Clustered Desynchronization from High-Frequency Deep Brain Stimulation

While high-frequency deep brain stimulation is a well established treatment for Parkinson’s disease, its underlying mechanisms remain elusive. Here, we show that two competing hypotheses, desynchronization and entrainment in a population of model neurons, may not be mutually exclusive. We find that in a noisy group of phase oscillators, high frequency perturbations can separate the population into multiple clusters, each with a nearly identical proportion of the overall population. This phenomenon can be understood by studying maps of the underlying deterministic system and is guaranteed to be observed for small noise strengths. When we apply this framework to populations of Type I and Type II neurons, we observe clustered desynchronization at many pulsing frequencies.Author Summary: While high-frequency deep brain stimulation (DBS) is a decades old treatment for alleviating the motor symptoms Parkinsons disease, the way in which it alleviates these symptoms is not well understood.
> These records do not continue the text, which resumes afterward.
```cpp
template <int MPS = 4, int IPL = 1>
__global__ __launch_bounds__(64) void k_scan(RunParams rp, PairState *__restrict__ st, const double *__restrict__ slot_score,
                                             const int32_t *__restrict__ slot_inl, Trigger *__restrict__ triggers,
                                             int trig_cap, const int32_t *__restrict__ model_count,
                                             unsigned long long *__restrict__ evals) {
    const int pair = blockIdx.x, lane = threadIdx.x;
    PairState &ps = st[pair];
    if (!ps.active) { if (lane == 0) ps.n_triggers = 0; return; }
    if (lane == 0 && evals) atomicAdd(evals, (unsigned long long)(model_count[2 * pair] + model_count[2 * pair + 1]) * (unsigned long long)ps.n);
    long long run_cnt = (long long)ps.best_min_cnt;
    double run_score = ps.best_min_score;
    const double nan_score = (double)ps.n * ps.sq_thr;
    int ntrig = rp.chunk_off > 0 ? ps.n_triggers : 0;
    static_assert(MPS % 4 == 0, "slots of an iteration are read as 16-byte groups");
    constexpr int NG = MPS / 4;
    const size_t slot_base = (size_t)pair * rp.slot_stride + (size_t)rp.chunk_off * MPS;
    struct Slots { int4 c[IPL][NG]; double2 s01[IPL][NG], s23[IPL][NG]; };
    auto fetch = [&](int it0) {
        Slots r;
#pragma unroll
        for (int j = 0; j < IPL; ++j) {
            const int it = it0 + IPL * lane + j;
#pragma unroll
            for (int g = 0; g < NG; ++g) {
                if (it < rp.chunk_len) {
                    r.c[j][g] = *reinterpret_cast<const int4 *>(slot_inl + slot_base + (size_t)it * MPS + 4 * g);
                    const double2 *sp = reinterpret_cast<const double2 *>(slot_score + slot_base + (size_t)it * MPS + 4 * g);
                    r.s01[j][g] = sp[0]; r.s23[j][g] = sp[1];
                } else { r.c[j][g] = make_int4(-1, -1, -1, -1); r.s01[j][g] = r.s23[j][g] = make_double2(DBL_MAX, DBL_MAX); }
            }
        }
        return r;
    };
    Slots nxt = fetch(0);
    for (int it0 = 0; it0 < rp.chunk_len; it0 += 64 * IPL) {
        const Slots cur = nxt;
        if (it0 + 64 * IPL < rp.chunk_len) nxt = fetch(it0 + 64 * IPL);
        int c[IPL][MPS];
        double s[IPL][MPS];
        long long lc = -1;
        double ls = DBL_MAX;
#pragma unroll
        for (int j = 0; j < IPL; ++j) {
#pragma unroll
            for (int g = 0; g < NG; ++g) {
                c[j][4 * g] = cur.c[j][g].x; c[j][4 * g + 1] = cur.c[j][g].y; c[j][4 * g + 2] = cur.c[j][g].z; c[j][4 * g + 3] = cur.c[j][g].w;
                s[j][4 * g] = c[j][4 * g] >= 0 ? cur.s01[j][g].x : DBL_MAX; s[j][4 * g + 1] = c[j][4 * g + 1] >= 0 ? cur.s01[j][g].y : DBL_MAX;
                s[j][4 * g + 2] = c[j][4 * g + 2] >= 0 ? cur.s23[j][g].x : DBL_MAX; s[j][4 * g + 3] = c[j][4 * g + 3] >= 0 ? cur.s23[j][g].y : DBL_MAX;
            }
// ... 853 lines not shown
```

Measured before the change: 125,800.

## Add split-record scoring kernel sharing 64 hypotheses across four waves

Adds k_score_split, in which each 256-thread workgroup scores 64 hypotheses (one per lane) while its four waves split the correspondence records between them. Partial residuals are reduced through LDS, and wave 0 applies the early-bailout pruning and broadcasts a dead mask. Records are double-buffered in shared memory, and sparse hypotheses first pass an f32 prefilter. k_plan now takes the hypotheses-per-workgroup count as a parameter. The goal is better parallelism when each pair has few models, at the cost of extra __syncthreads and LDS traffic every step.

```diff
diff --git a/mdrp_amd/csrc/mdrp_capi.hip b/mdrp_amd/csrc/mdrp_capi.hip
--- a/mdrp_amd/csrc/mdrp_capi.hip
+++ b/mdrp_amd/csrc/mdrp_capi.hip
@@ -418,6 +418,7 @@
 
     const bool lo_overlap = env_int("MDRP_LO_OVERLAP", 1) != 0;
     const bool use_bound = env_int("MDRP_BOUND", 1) != 0;
+    const bool score_split = env_int("MDRP_SCORE_SPLIT", 1) != 0;
     const int lo_threads = env_int("MDRP_LO_THREADS", (batch_call >= 128 && n_max < 4096) ? 64 : 256);
     const int final_threads = env_int("MDRP_FINAL_THREADS", batch_call >= 4096 ? 64 : 256);
     const int mask_index = lm_mask_index_on(n_max);
@@ -599,9 +600,17 @@
                 const dim3 grid((unsigned)std::min<long long>(ub, (long long)h->num_cu * 32));
                 MDRP_SWEEP_DISPATCH(k_score_w, kind, grid, dim3(SCW_THREADS), 0, s, r, st_p, pts_p, models_p, tags_sc, mcount_c,
                                     h->slot_score.as<double>() + so, h->slot_inl.as<int32_t>() + so, plan);
+            } else if (score_split && !(it0 == 0 && c == 0)) {
+                hipLaunchKernelGGL(k_sort_tags, dim3(pc), dim3(256), 0, s, r, st_p, mcount_c, surv_cnt, surv_tags, tags_sc);
+                hipLaunchKernelGGL(k_plan, dim3(1), dim3(PLAN_THREADS), 0, s, pc, mcount_c, plan, totals, SPLIT_HYP);
+                HIPCHK(hipEventRecord(e0, s));
+                const long long ub = (long long)pc * ((len * mps + SPLIT_HYP - 1) / SPLIT_HYP + 1);
+                const dim3 grid((unsigned)std::min<long long>(ub, (long long)h->num_cu * 32));
+                MDRP_SWEEP_DISPATCH(k_score_split, kind, grid, dim3(SPLIT_THREADS), 0, s, r, st_p, pts_p, models_p, tags_sc, mcount_c,
+                                    h->slot_score.as<double>() + so, h->slot_inl.as<int32_t>() + so, plan, totals);
             } else {
                 hipLaunchKernelGGL(k_sort_tags, dim3(pc), dim3(256), 0, s, r, st_p, mcount_c, surv_cnt, surv_tags, tags_sc);
-                hipLaunchKernelGGL(k_plan, dim3(1), dim3(PLAN_THREADS), 0, s, pc, mcount_c, plan, totals);
+                hipLaunchKernelGGL(k_plan, dim3(1), dim3(PLAN_THREADS), 0, s, pc, mcount_c, plan, totals, SCORE_THREADS);
                 HIPCHK(hipEventRecord(e0, s));
                 const dim3 grid((unsigned)pc * (unsigned)((len * mps + SCORE_THREADS - 1) / SCORE_THREADS));
                 MDRP_SWEEP_DISPATCH(k_score, kind, grid, dim3(SCORE_THREADS), tile_bytes, s, r, st_p, pts_p, models_p, tags_sc, mcount_c,
@@ -1138,7 +1147,7 @@
     const size_t tile_bytes = SCORE_TILE_BYTES;
     if ((rc = h->plan.ensure(sizeof(int32_t) * 8))) return rc;
     int32_t *plan = h->plan.as<int32_t>(), *totals = plan + 4;
-    hipLaunchKernelGGL(k_plan, dim3(1), dim3(PLAN_THREADS), 0, s, 1, h->model_count[0].as<int32_t>(), plan, totals);
+    hipLaunchKernelGGL(k_plan, dim3(1), dim3(PLAN_THREADS), 0, s, 1, h->model_count[0].as<int32_t>(), plan, totals, SCORE_THREADS);
     const dim3 grid((unsigned)std::min(h->num_cu * 4, (num_models + SCORE_THREADS - 1) / SCORE_THREADS));
     h->ev_used = 0; h->sweep_launches = 1; h->sweep_evals = (int64_t)num_models * n;
     hipEvent_t e0, e1;
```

Making matters more complicated, some experimental results suggest that DBS works by making neurons fire more regularly, while other seemingly contradictory results suggest that DBS works by making neural firing patterns less synchronized. Here we present theoretical and numerical results with the potential to merge these competing hypotheses. For predictable DBS pulsing rates, in the presence of a small amount of noise, a population of neurons will split into distinct clusters, each containing a nearly identical proportion of the overall population. When we observe this clustering phenomenon, on a short time scale, neurons are entrained to high-frequency DBS pulsing, but on a long time scale, they desynchronize predictably.